Relativo alla formazione di dimeri ADAR per l’attività di editing generale è l’osservazione che alcuni eventi di editing di RNA che si verificano all’interno dello stesso substrato mostrano un accoppiamento positivo o negativo. Per esempio, le adenosine direttamente vicine l’una all’altra o quelle che si trovano sullo stesso lato della struttura duplex dell’RNA (circa 11 nt di distanza all’interno dell’RNA A-form) mostrano spesso un accoppiamento nell’editing da parte degli ADAR, probabilmente a causa della loro vicinanza al sito catalitico dell’enzima nello spazio (Koeris et al., 2005; Enstero et al., 2009).

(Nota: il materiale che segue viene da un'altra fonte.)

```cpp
void MbNeighbours::reset(int wmbs, int hmbs, bool ring) {
  w_ = wmbs;
  h_ = hmbs;
  cur_ = -1;
  run_slice_ = ~0u;
  run_start_ = 0;
  announced_ = 0;
  const size_t n = size_t(wmbs) * hmbs;
// ... 1402 lines not shown
      pi.coded_height = sps.coded_height();
      pi.width = sps.width();
      pi.height = sps.height();
      pi.crop_left = sps.crop_left;
      pi.crop_top = sps.crop_top;
      pi.pict_type = "PBISi"[sh.type()];
      pi.idr = sh.idr();
      pi.frame_num = sh.frame_num;
      pi.fps = sps.fps();
      pic->au.pts = au.pts;
      pic->au.dts = au.dts;
      pic->au.arrival_ms = au.arrival_ms;
      pic->au.keyframe = au.keyframe;
      pic->au.corrupt = au.corrupt;
      pic->au.tag = tag;
      nb_.reset(W, Hp, true);
      if (sh.field_pic) {
        const int fs = second_field ? pair_.slot : pick_slot();
        pic->target = 2 * fs + int(sh.bottom_field);
        if (!second_field) {
          pair_ = OpenPair{};
          pair_.open = true;
          pair_.slot = fs;
          pair_.frame_num = sh.frame_num;
          pair_.bottom = int(sh.bottom_field);
          pair_.ref = sh.nal_ref_idc != 0;
          pair_.boundary = sh.idr();
          pair_.hard = sh.idr() && (hard_flush || reorder_cur_ == 0);
          pair_.f.slot = fs;
          pair_.f.info = pic->info;
          pair_.f.au = pic->au;
// ... 322 lines not shown

void ColBuild::none(int mb) {
  const int per = col->corners ? 4 : 16;
  ColMotion::Blk* out = &col->b[size_t(mb) * size_t(per)];
  for (int k = 0; k < per; ++k) out[k] = ColMotion::Blk{{0, 0}, 0u, i8(-1)};
}

void ColBuild::store(int mb, const MbState& st) {
  if (is_intra(st.kind) || !uids) {
    none(mb);
    return;
  }
  static constexpr u8 kCorner[4] = {0, 3, 12, 15};
  const auto& lu = *uids;
  if (col->corners) {
    ColMotion::Blk out[4];
    for (int k = 0; k < 4; ++k) {
      const int l = st.ref[0][k] >= 0 ? 0 : 1;
      const int ri = st.ref[l][k];
      out[k] = ri < 0 ? ColMotion::Blk{{0, 0}, 0u, i8(-1)}
                      : ColMotion::Blk{{st.mv[l][kCorner[k]][0], st.mv[l][kCorner[k]][1]}, uid_tab[l][ri & 31], i8(ri)};
    }
    stream_words(&col->b[size_t(mb) * 4], out, sizeof out);
    return;
  }
  ColMotion::Blk* out = &col->b[size_t(mb) * 16];
  for (int blk = 0; blk < 16; ++blk) {
    const int b8 = ((blk >> 3) << 1) | ((blk & 3) >> 1);
    const int l = st.ref[0][b8] >= 0 ? 0 : 1;
    const int ri = st.ref[l][b8];
    if (ri < 0) {
      out[blk] = ColMotion::Blk{{0, 0}, 0u, i8(-1)};
      continue;
    }
    out[blk] = ColMotion::Blk{{st.mv[l][blk][0], st.mv[l][blk][1]},
                              size_t(ri) < lu[size_t(l)].size() ? lu[size_t(l)][size_t(ri)] : 0u, i8(ri)};
  }
}

std::shared_ptr<ColMotion> build_col_motion(const MbNeighbours& nb, int wmbs, int hmbs,
                                            const std::vector<std::array<std::vector<u32>, 2>>& slice_uids,
                                            bool corners, Recycler<ColMotion>* pool) {
  auto col = pool ? pool->acquire([](ColMotion&) {}) : std::make_shared<ColMotion>();
  col->wmbs = wmbs;
  col->hmbs = hmbs;
  col->corners = corners;
  const int per = corners ? 4 : 16;
  col->b.resize(size_t(wmbs) * hmbs * size_t(per));
  static constexpr u8 kCorner[4] = {0, 3, 12, 15};
  for (int mb = 0; mb < wmbs * hmbs; ++mb) {
    const MbState& st = nb.at(mb);
    ColMotion::Blk* out = &col->b[size_t(mb) * size_t(per)];
// ... 214 lines not shown
  const __m256i tl = _mm256_setr_epi32(0, 0, 2, 2, 0, 0, 2, 2);
  const u32 all = u32(_mm256_movemask_epi8(_mm256_and_si256(_mm256_cmpeq_epi32(a, v0), _mm256_cmpeq_epi32(b, v0))));
  const u32 q8 = u32(_mm256_movemask_epi8(_mm256_and_si256(_mm256_cmpeq_epi32(a, _mm256_permutevar8x32_epi32(a, tl)),
                                                           _mm256_cmpeq_epi32(b, _mm256_permutevar8x32_epi32(b, tl)))));
  return (all == 0xFFFFFFFFu ? 1u : 0u) | (q8 == 0xFFFFFFFFu ? 2u : 0u);
#else
  u32 v[16];
  std::memcpy(v, mv, sizeof v);
  bool u16 = true, u8x8 = true;
  for (int b = 1; b < 16; ++b) u16 &= v[b] == v[0];
  for (int b = 0; b < 16; ++b) u8x8 &= v[b] == v[((b >> 3) << 3) | (b & 2)];
  return (u16 ? 1u : 0u) | (u8x8 ? 2u : 0u);
#endif
}

static inline void store_motion(Picture& pic, MbRec& m, const MbState& s) {
  const int nl = (m.flags & kMbL1) ? 2 : 1;
  u32 u = 3;
  for (int l = 0; l < nl; ++l) u &= motion_uniformity(&s.mv[l][0][0]);
  m.flags |= (u & 1) ? kMbMv16 : ((u & 2) ? kMbMv8x8 : 0);
  m.mv = u32(pic.mvs.size());
  const int per = (u & 1) ? 2 : ((u & 2) ? 8 : 32);
  i16* out = pic.mvs.extend(size_t(per * nl));
  for (int l = 0; l < nl; ++l, out += per) {
    const i16* v = &s.mv[l][0][0];
    if (per == 2) {
      std::memcpy(out, v, 4);
    } else if (per == 8) {
      std::memcpy(out, v, 4);
      std::memcpy(out + 2, v + 4, 4);
      std::memcpy(out + 4, v + 16, 4);
      std::memcpy(out + 6, v + 20, 4);
    } else {
      std::memcpy(out, v, 64);
    }
  }
}

static inline void store_rec(MbRec* dst, const MbRec& m) {
  static_assert(sizeof(MbRec) % 8 == 0 && sizeof(ColMotion::Blk) * 4 % 8 == 0, "8-byte words");
  stream_words(dst, &m, sizeof(MbRec));
}

void store_skip_mb(Picture& pic, int mb, MbRec& m, const MbState& s) {
  m.coef = u32(pic.coefs.size());
  m.luma_coded = 0;
  m.chroma_coded = 0;
  m.wp = 0;
  m.res = kNoRes;
  store_motion(pic, m, s);
  ++pic.inter_mbs;
  if (!(m.dbk & 1)) pic.deblock = true;
  for (int k = 0; k < 4; ++k) {
    const int r0 = m.ref[k], r1 = m.ref1[k];
    VEP_CHECK((r0 != 0xFF || r1 != 0xFF) && (r0 == 0xFF || r0 < pic.dpb_slots) && (r1 == 0xFF || r1 < pic.dpb_slots) &&
                  (r1 == 0xFF || (m.flags & kMbL1)),
              "skipped macroblock reference slot outside the DPB");
  }
  VEP_CHECK(m.qp <= 51 + pic.qp_bias && m.qpc <= 51 + pic.qpc_bias && m.qpc2 <= 51 + pic.qpc_bias,
            "macroblock QP out of range");
  store_rec(&pic.mbs[size_t(mb)], m);
  if (pic.colb) pic.colb->store(mb, s);
}

void store_mb(Picture& pic, int mb, MbRec m, const MbState& s, const MbResidual* res, const u8* pcm,
              const WpEntry* wp) {
  m.coef = u32(pic.coefs.size());
  m.luma_coded = 0;
  m.chroma_coded = 0;
  if (m.kind == kIPcm) {
    VEP_CHECK(pcm, "I_PCM macroblock without samples");
    const size_t ns = pic.cf == 2 ? size_t(kPcmMaxSamples) : size_t(kPcmMbBytes);
    const size_t o = pic.coefs.size(), nb = pic.bd > 8 ? 2 * ns : ns;
    pic.coefs.resize(o + nb / 2);
    std::memcpy(pic.coefs.data() + o, pcm, nb);
  } else if (res && (res->luma | res->chroma)) {
    m.luma_coded = res->luma;
    m.chroma_coded = res->chroma;
    if (res->t8) m.flags |= kMbT8x8;
    const i16* grp[32];
    int ng = 0;
// ... 10 lines not shown
    for (int g = 0; g < ng; ++g) {
      mask[g] = nonzero_mask16(grp[g]);
      nv += __builtin_popcount(mask[g]);
    }
    const size_t o = pic.coefs.size();
    i16* out = pic.coefs.extend(size_t(ng + nv) + 8);
    std::memcpy(out, mask, size_t(ng) * sizeof(u16));
    i16* v = out + ng;
    for (int g = 0; g < ng; ++g) v = compact16(grp[g], mask[g], v);
    pic.coefs.resize(o + size_t(ng + nv));
  }
  m.mv = 0;
  m.wp = 0;
  m.flags &= u8(~(kMbMv8x8 | kMbMv16));
  if (m.kind == kSkip || m.kind == kInter) {
    store_motion(pic, m, s);
    if (wp && (m.flags & kMbWp)) {
      m.wp = u32(pic.wps.size());
      pic.wps.insert(pic.wps.end(), wp, wp + 4);
    } else {
      m.flags &= u8(~kMbWp);
    }
    ++pic.inter_mbs;
  } else if (m.kind == kIPcm) {
    ++pic.inter_mbs;
  } else {
    ++pic.intra_mbs;
  }
  m.res = is_intra(m.kind) && m.kind != kIPcm && (m.luma_coded | m.chroma_coded) ? u32(pic.intra_res++) : kNoRes;
  if (!(m.dbk & 1)) pic.deblock = true;
  validate_written_mb(pic, m);
// ... 356 lines not shown
```

csrc/vep/avc.h:

```cpp
#pragma once

#include <array>
#include <map>
#include <memory>

#include "hostmem.h"
#include "recycle.h"
#include "avc_recon.h"
#include "codec.h"

namespace vep::avc {

constexpr int kMaxDpbSlots = 34;

struct AuMeta {
  i64 pts = 0, dts = 0, arrival_ms = 0;
  i64 tag = 0;
  bool keyframe = false, corrupt = false;
};

struct OutFrame {
  int slot = -1;
  PictureInfo info;
  AuMeta au;
// ... 324 lines not shown
    return corners ? size_t(mb) * 4 + size_t(((blk >> 3) << 1) | ((blk & 3) >> 1)) : size_t(mb) * 16 + size_t(blk);
  }
};

struct ColBuild {
  ColMotion* col = nullptr;
  const std::array<std::vector<u32>, 2>* uids = nullptr;
  u32 uid_tab[2][32] = {};
  void set_uids(const std::array<std::vector<u32>, 2>* u) {
    uids = u;
    for (int l = 0; l < 2; ++l)
      for (size_t k = 0; k < 32; ++k) uid_tab[l][k] = u && k < (*u)[size_t(l)].size() ? (*u)[size_t(l)][k] : 0u;
  }
  void store(int mb, const MbState& st);
  void none(int mb);
};

struct RefPic {
  int slot = -1;
  int frame_num = 0;
  int frame_num_wrap = 0;
  bool long_term = false;
  int lt_idx = 0;
  int poc = 0;
  u32 uid = 0;
  std::shared_ptr<const ColMotion> col;
  u8 fields = 3;
  u8 lt_fields = 0;
  int poc_f[2] = {0, 0};
  u32 uid_f[2] = {0, 0};
// ... 55 lines not shown
  int cf_ = 1;
  bool have_idr_ = false;
  int pinned_slot_ = -1;
  int last_out_poc_ = 0;
  i64 last_out_epoch_ = -1;
  u32 epoch_ = 0;
  int adaptive_reorder_ = 0;
  int reorder_cur_ = 0;
  u32 next_uid_ = 1;
  int prev_poc_msb_ = 0, prev_poc_lsb_ = 0;
  int prev_frame_num_ = 0, prev_frame_num_offset_ = 0;
  bool prev_ref_mmco5_ = false;
  std::vector<std::vector<MbState>> spare_;
  struct SliceUnit;
  bool parallel_slices_ = true;
  std::vector<std::unique_ptr<SliceUnit>> units_;
  u64 parallel_slices_run_ = 0;
  bool field_mode_ = false;
  struct OpenPair {
    bool open = false;
    int slot = -1, frame_num = 0, bottom = 0;
    int poc[2] = {0, 0};
    bool ref = false, boundary = false, hard = false;
    u8 have = 0;
    OutFrame f;
  } pair_;
  void close_pair(Picture& pic);

 public:
  Decoder();
  ~Decoder();
  u64 parallel_slices_run() const { return parallel_slices_run_; }
  u64 mmco_ops[7] = {0, 0, 0, 0, 0, 0, 0};
  u64 list_mods = 0, long_term_marked = 0;
  u64 redundant_slices_skipped = 0;
};

void cpu_reconstruct(const Picture& pic, std::vector<HostSurface>& slots);
void weave_fields(const HostSurface& top, const HostSurface& bottom, HostSurface& frame);

struct MbLevels {
  int luma[16][16];
  int dc[16];
  int cdc[2][4];
  int cac[2][4][16];
  u16 lmask = 0;
  u8 cmask = 0;
// ... 9 lines not shown
      for (int b = 0; b < 4; ++b) {
        if (cdc[c][b]) dcmask |= u8(2 << c);
        for (int k = 0; k < 16; ++k)
          if (cac[c][b][k]) cmask |= u8(1u << (c * 4 + b));
      }
  }
};
struct MbResidual {
  i16 blk[32][16];
  i16 b8[4][64];
  u16 luma = 0;
  u16 chroma = 0;
  bool t8 = false;
};
void dequantize_mb(const MbLevels& lv, bool i16x16, int qp, int qpc, MbResidual& out);
void store_mb(Picture& pic, int mb, MbRec m, const MbState& s, const MbResidual* res, const u8* pcm,
              const WpEntry* wp = nullptr);
void store_skip_mb(Picture& pic, int mb, MbRec& m, const MbState& s);
void cpu_reconstruct_mb(const Picture& pic, int mb, std::vector<HostSurface>& slots);
void cpu_deblock(const Picture& pic, HostSurface& target);
void intra4x4_neighbours(const Picture& pic, int mb, int idx, const HostSurface& T, Intra4Nb& n);
void intra16_neighbours(const Picture& pic, int mb, const HostSurface& T, Intra16Nb& n);
void chroma_neighbours(const Picture& pic, int mb, int c, const HostSurface& T, IntraChromaNb& n);
void intra8x8_neighbours(const Picture& pic, int mb, int q, const HostSurface& T, int* f, bool& has_top,
                         bool& has_left);
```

Nonostante queste intuizioni, attualmente non è ancora possibile predire un sito di editing di RNA basato sulla sequenza primaria di RNA. Questo è dovuto principalmente alla natura complessa delle strutture terziarie dell’RNA e al loro comportamento dinamico. Anche considerando che i domini di legame del dsRNA possono essere in grado di discriminare certi motivi di sequenza primaria rispetto ad altri, piccole alterazioni nella sequenza primaria circostante o nella struttura secondaria e terziaria possono modulare o addirittura annullare i contatti sequenza-specifici. Di conseguenza, i tentativi di mettere a punto algoritmi di ricerca che combinano diverse caratteristiche molecolari (tra cui la probabilità di accoppiamento delle basi, l’ambiente di sequenza, la conservazione della sequenza) che sono note per influenzare la probabilità o l’attività di editing al fine di prevedere potenziali siti di editing hanno portato a lunghe liste di posizioni candidate negli mRNA, ma pochi nuovi siti di modifica selettivi e di alto livello sono stati convalidati come obiettivi in buona fede in vivo (Clutterbuck et al., 2005; Levanon et al., 2005; Gommans et al., 2008; Sie e Maas, 2009). La dicotomia tra il rilevamento di migliaia di probabili siti di editing basati su caratteristiche molecolari in pre-mRNA e la scarsità di siti di ricodifica di alto livello suggerisce che o gli algoritmi di previsione soffrono di un alto tasso di falsi positivi e la maggior parte di queste posizioni candidate non sono modificate da ADARs, o il rilevamento sperimentale di editing RNA è il problema e per molti siti di editing reale i tessuti sbagliati sono testati (cell-type specific editing) o sono testati al momento sbagliato (editing regolato). In alternativa, i livelli di editing in vivo della maggior parte dei siti sono così piccoli che gli attuali metodi di rilevamento non sono abbastanza sensibili per dimostrare o confutare l’editing.